Accordingly, the demodulator 22 detects the SOM from the demodulated data and, when the SOM is detected, outputs a carrier lock signal indicating that the current channel frequency is set correctly.

On the other hand, the CUP 21 determines whether or not the carrier lock signal is input from the demodulator 22 after transmitting predetermined data toward the satellite as described above (ST4 step).

When the carrier lock signal is not input for a predetermined time (ST5 step), the reception channel frequency is changed and set by changing the frequency data supplied to the reception frequency synthesizer 7 (step ST6).

Subsequently, by repeatedly executing the above steps ST4 to ST6, the channel frequency to which the carrier lock signal is input is set.

On the other hand, when the carrier lock signal is input from the demodulator 22 by the above operation (ST4 step), the CUP 21 stores the frequency data and the reference frequency data storage unit that were applied to the reception frequency synthesizer 7 at that time. After subtracting the reference frequency stored in (23) to calculate the difference value, the calculated value is stored in the data memory 24 (step ST7).

Then, the above-described operation is performed by a predetermined time unit to detect the frequency shift amount, and the detected frequency shift amount is output through the UPH bus 2 when an external request is made.

That is, in the above embodiment, the amount of frequency shift is detected through a method of sending predetermined data toward the satellite and detecting the original data from the signal received from the satellite again.

Therefore, in the above-described method, the total frequency shift amount including both the frequency shift of the channel modem and the frequency shift of the satellite can be detected by one transmission / reception operation.

In addition, the present invention is not limited to the above embodiments, and various modifications can be made without departing from the technical scope of the present invention.

As described above, according to the present invention, it is possible to realize a method and apparatus for detecting a frequency shift in a satellite communication system which can detect an amount of frequency shift due to a change in a local oscillation frequency in a satellite or a ground station.

Claims (3)

A data generation step of generating predetermined data; A data sending step of transmitting the data generated in the data generating step at a predetermined channel frequency; A data receiving step of receiving data at the same frequency as the channel frequency; A data detection step of detecting reception of the transmitted data; A channel frequency changing step of changing a reception channel frequency when the data transmitted in the data detection step is not detected; And a frequency shift amount calculating step of calculating a frequency shift amount based on a channel frequency at which data is detected in the data detection step and a channel frequency initially set.

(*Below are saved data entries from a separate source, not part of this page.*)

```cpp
template <int LC>
__global__ __launch_bounds__(256) void serial_score_kernel(
    const int64_t* __restrict__ row_ptr, const int32_t* __restrict__ fidx,
    const float* __restrict__ fval, const int32_t* __restrict__ labels,
// ... 470 lines not shown
      if (tid == k) {
        if (!loaded) load_features<NF>(fi, fx, live, nf, fb, fidx, fval);
        s_n = nf;
        s_y = yl;
        s_fb = fb;
        if (nf <= NF)
          for (int u = 0; u < nf; ++u) { s_fi[u] = fi[u]; s_fx[u] = fx[u]; }
      }
      if (wv == 0) {
        d.step_clear(lane);
        __builtin_amdgcn_wave_barrier();
        if (lane == 0) s_sn = 0;
      }
      lds_barrier();
      { const uint64_t t = stamp(); ph[2] += t - tc; tc = t; }
      if (wv == 0) {
        asm volatile("s_waitcnt vmcnt(0)" ::: "memory");
        const int n = s_n;
        bool up;
        if (kStaged && n <= NF)
          up = commit_staged<(LC <= 32 ? LC : 32)>(s_fi, s_fx, n, s_y, W, P, act[0], lane, method, C,
                                                   touched, d);
        else
          up = commit_sample<LC>(fidx, fval, s_fb, n, s_y, W, P, act, lane, method, C, touched, d);
        if (up) ++n_upd; else ++n_waste;
        if (lane == 0) s_waste = n_waste;
      }
      lim = k;
      ++steps;
      ++n_steps;
      { const uint64_t t = stamp(); ph[3] += t - tc; tc = t; }
      lds_barrier();
      { const uint64_t t = stamp(); ph[4] += t - tc; tc = t; }
      tw = stamp();
      if (s_sat || steps > bail_after || (rescore_waste > 0 && s_waste > rescore_waste)) {
        stop = p + k + 1;
        why = s_sat ? kStopSaturated : steps > bail_after ? kStopDense : kStopRescore;
        break;
      }
      if (loaded && open && tid > k && sl >= 0.f) {
        if (s_sn > kStepList || nf > NF) {
          bnd = full_bound();
        } else {
          bnd += d.step_bound<NF>(fi, fx);
        }
      }
    }
    ++n_rounds;
    const bool counted = live && !(sl != sl) && j < stop;
    const uint64_t cm = __builtin_amdgcn_ballot_w64(counted);
    if (lane == 0 && cm != 0) atomicAdd(&s_valid, (unsigned)__popcll(cm));
    if (stop != end) break;
  }
  __syncthreads();
  auto put = [&](int i, int64_t v) { tail[i] = seg == 0 ? v : tail[i] + v; };
  if (lane == 0) put(kTailBoundWave0 + wv, (int64_t)wwork);
  if (tid == 0) {
    tail[kTailStart] = stop;
    tail[kTailEnd] = end;
    tail[kTailReason] = why;
    put(kTailSteps, n_steps);
    put(kTailRounds, n_rounds);
    put(kTailSegments, 1);
    for (int i = 0; i < 6; ++i) put(kTailBoundPhase0 + i, (int64_t)ph[i]);
    put(kTailBoundWall, kSerialTiming ? (int64_t)(wall_clock64() - w0) : 0);
    put(kTailBoundCycles,
        (int64_t)(stamp() - tc) + (int64_t)(ph[0] + ph[1] + ph[2] + ph[3] + ph[4] + ph[5]));
    if (stats != nullptr && s_valid > 0) atomicAdd(stats + 1, (unsigned long long)s_valid);
  }
  if (tid == 0 && stats != nullptr && n_upd > 0) atomicAdd(stats, (unsigned long long)n_upd);
}

}

extern "C" int64_t jb_serial_scratch_bytes(int64_t n_max) {
  return jb::VcScratch::bytes(n_max > 0 ? n_max : 1);
}

extern "C" int64_t jb_serial_scratch_bytes_lc(int64_t n_max, int LC) {
  return LC > 64 ? jb::BoundScratch::bytes(n_max > 0 ? n_max : 1) : jb_serial_scratch_bytes(n_max);
}

enum : int { kSeenReason = 0, kSeenSegments, kSeenSegEst, kSeenWords };
static_assert(jb::kTailSegments == jb::kTailReason + 1, "one copy reads back both");
static std::mutex& seen_mu() {
  static std::mutex mu;
  return mu;
}
static std::unordered_map<void*, int64_t*>& seen_map() {
  static std::unordered_map<void*, int64_t*> seen;
  return seen;
}
static int64_t* segments_seen(void* scratch) {
  std::lock_guard<std::mutex> g(seen_mu());
  auto& seen = seen_map();
  auto it = seen.find(scratch);
  if (it != seen.end()) return it->second;
  int64_t* p = nullptr;
  if (hipHostMalloc((void**)&p, kSeenWords * sizeof(int64_t), hipHostMallocDefault) != hipSuccess) return nullptr;
  p[kSeenReason] = jb::kStopDone;
  p[kSeenSegments] = 128;
  p[kSeenSegEst] = 0;
  seen[scratch] = p;
  return p;
}

extern "C" int jb_vcommit_prepare(const int64_t* row_ptr, const int32_t* fidx, const float* fval,
                                  const int32_t* labels, const int64_t* stream_ptr, int nstreams, int64_t n_max,
                                  float* W, float* S, const int32_t* active, int LC, int method, float C,
                                  unsigned long long* stats, uint8_t* touched, void* scratch, int nseg,
                                  hipStream_t stream);

extern "C" int jb_serial_scratch_forget(void* scratch) {
  std::lock_guard<std::mutex> g(seen_mu());
  auto& seen = seen_map();
  auto it = seen.find(scratch);
  if (it == seen.end()) return 0;
  (void)hipHostFree(it->second);
  seen.erase(it);
  return 1;
}

static int segment_budget(int64_t n_max, int64_t prev, int64_t est, int64_t why) {
  if (n_max < jb::kSerialBigBatch) return jb::kVerifiedSegmentsMin;
  if (why != jb::kStopDone && why != jb::kStopDense) return jb::kVerifiedSegmentsMax;
  static const std::pair<int, int> slack = [] {
    const char* e = getenv("JB_VC_SEG_SLACK");
    int d = 2, c = 8;
    if (e != nullptr && sscanf(e, "%d,%d", &d, &c) != 2) { d = 2; c = 8; }
    return std::make_pair(d > 0 ? d : 2, c >= 0 ? c : 8);
  }();
  prev = std::max(prev, est);
  return (int)std::min<int64_t>(jb::kVerifiedSegmentsMax,
                                std::max<int64_t>(jb::kVerifiedSegmentsMin,
                                                  prev + prev / slack.first + slack.second));
}

extern "C" int jb_serial_prepare(const int64_t* row_ptr, const int32_t* fidx, const float* fval,
                                 const int32_t* labels, const int64_t* stream_ptr, int nstreams,
                                 int64_t n_max, float* W, float* S, const int32_t* active, int LC,
                                 int method, float C, unsigned long long* stats, uint8_t* touched,
                                 void* scratch, int64_t scratch_bytes, int bail_after,
                                 hipStream_t stream) {
  if (nstreams <= 0 || n_max <= 0) return 0;
  if (scratch == nullptr || scratch_bytes < jb_serial_scratch_bytes_lc(n_max, LC)) return -3;
  if (method >= jb::CW && S == nullptr) return -4;
  int64_t* tail = (int64_t*)scratch;
  if (LC <= 64) {
    volatile int64_t* seen = segments_seen(scratch);
    const int nseg = seen != nullptr
                         ? segment_budget(n_max, seen[kSeenSegments], seen[kSeenSegEst], seen[kSeenReason])
                         : segment_budget(n_max, 0, 0, jb::kStopDone);
    const int rc = jb_vcommit_prepare(row_ptr, fidx, fval, labels, stream_ptr, nstreams, n_max, W, S, active,
                                      LC, method, C, stats, touched, scratch, nseg, stream);
    if (rc == 0 && seen != nullptr) {
      int64_t* host = const_cast<int64_t*>(seen);
      (void)hipMemcpyAsync(host + kSeenReason, tail + jb::kTailReason, 2 * sizeof(int64_t), hipMemcpyDeviceToHost,
                           stream);
      (void)hipMemcpyAsync(host + kSeenSegEst, tail + jb::kTailSegEst, sizeof(int64_t), hipMemcpyDeviceToHost,
                           stream);
    }
    return rc;
  }
  float* slack = (float*)((uint8_t*)scratch + jb::BoundScratch::slack_offset());
  float* l1n = (float*)((uint8_t*)scratch + jb::BoundScratch::l1_offset(n_max));
  const int64_t blocks = std::min<int64_t>((n_max * 64 + 255) / 256, jb::kScoreMaxBlocks);
  const int nseg = n_max >= jb::kSerialBigBatch ? jb::kSerialSegmentsBig : jb::kSerialSegments;
  static_assert(jb::kTailStart == 0 && jb::kTailEnd == 1, "the tail doubles as a one-stream stream_ptr");
  for (int seg = 0; seg < nseg; ++seg) {
    const int waste = seg + 1 < nseg ? jb::kRescoreWaste : 0;
    const int64_t* sp = seg == 0 ? stream_ptr : tail;
    const int ns = seg == 0 ? nstreams : 1;
    const int64_t* why = seg == 0 ? nullptr : tail + jb::kTailReason;
#define JB_SERIAL(L)                                                                              \
  hipLaunchKernelGGL((jb::serial_score_kernel<L>), dim3((unsigned)blocks), dim3(256), 0, stream,  \
                     row_ptr, fidx, fval, labels, sp, ns, W, active, method, C, slack, l1n, why); \
  hipLaunchKernelGGL((jb::serial_commit_kernel<L>), dim3(1), dim3(jb::kCommitThreads), 0, stream, \
                     row_ptr, fidx, fval, labels, sp, ns, W, S, active, method, C, slack, l1n,    \
                     stats, touched, tail, bail_after, seg, waste);                               \
  break;
    switch (LC) {
      case 128: JB_SERIAL(128)
      case 256: JB_SERIAL(256)
      case 512: JB_SERIAL(512)
      case 1024: JB_SERIAL(1024)
      default: return -1;
    }
#undef JB_SERIAL
  }
  return (int)hipGetLastError();
}
```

The method of claim 1, The transmission data is a frequency shift detection method of a satellite communication system, characterized in that the SOM. Voice and data processors for generating data frames for transmission over the airwave network; Modulation means for modulating frame data output from the voice and data processor; Transmission frequency synthesizing means for synthesizing a transmission frequency in accordance with predetermined input data; Intermediate frequency signal generating means for generating an intermediate frequency signal based on the transmission frequency and the modulation signal; Reception frequency synthesizing means for synthesizing a reception frequency according to predetermined input data; An intermediate frequency signal receiving means for processing an intermediate frequency signal input based on the reception frequency and outputting a predetermined modulation signal; Demodulation means for demodulating a modulated signal applied from said intermediate frequency signal receiving means and detecting SOM from the demodulated data; Frequency data storage means for storing the reference frequency data for detecting the frequency shift, And a processor for controlling the frequency synthesis of the receiving frequency synthesizing means and calculating a difference between the detected frequency data and the reference frequency data.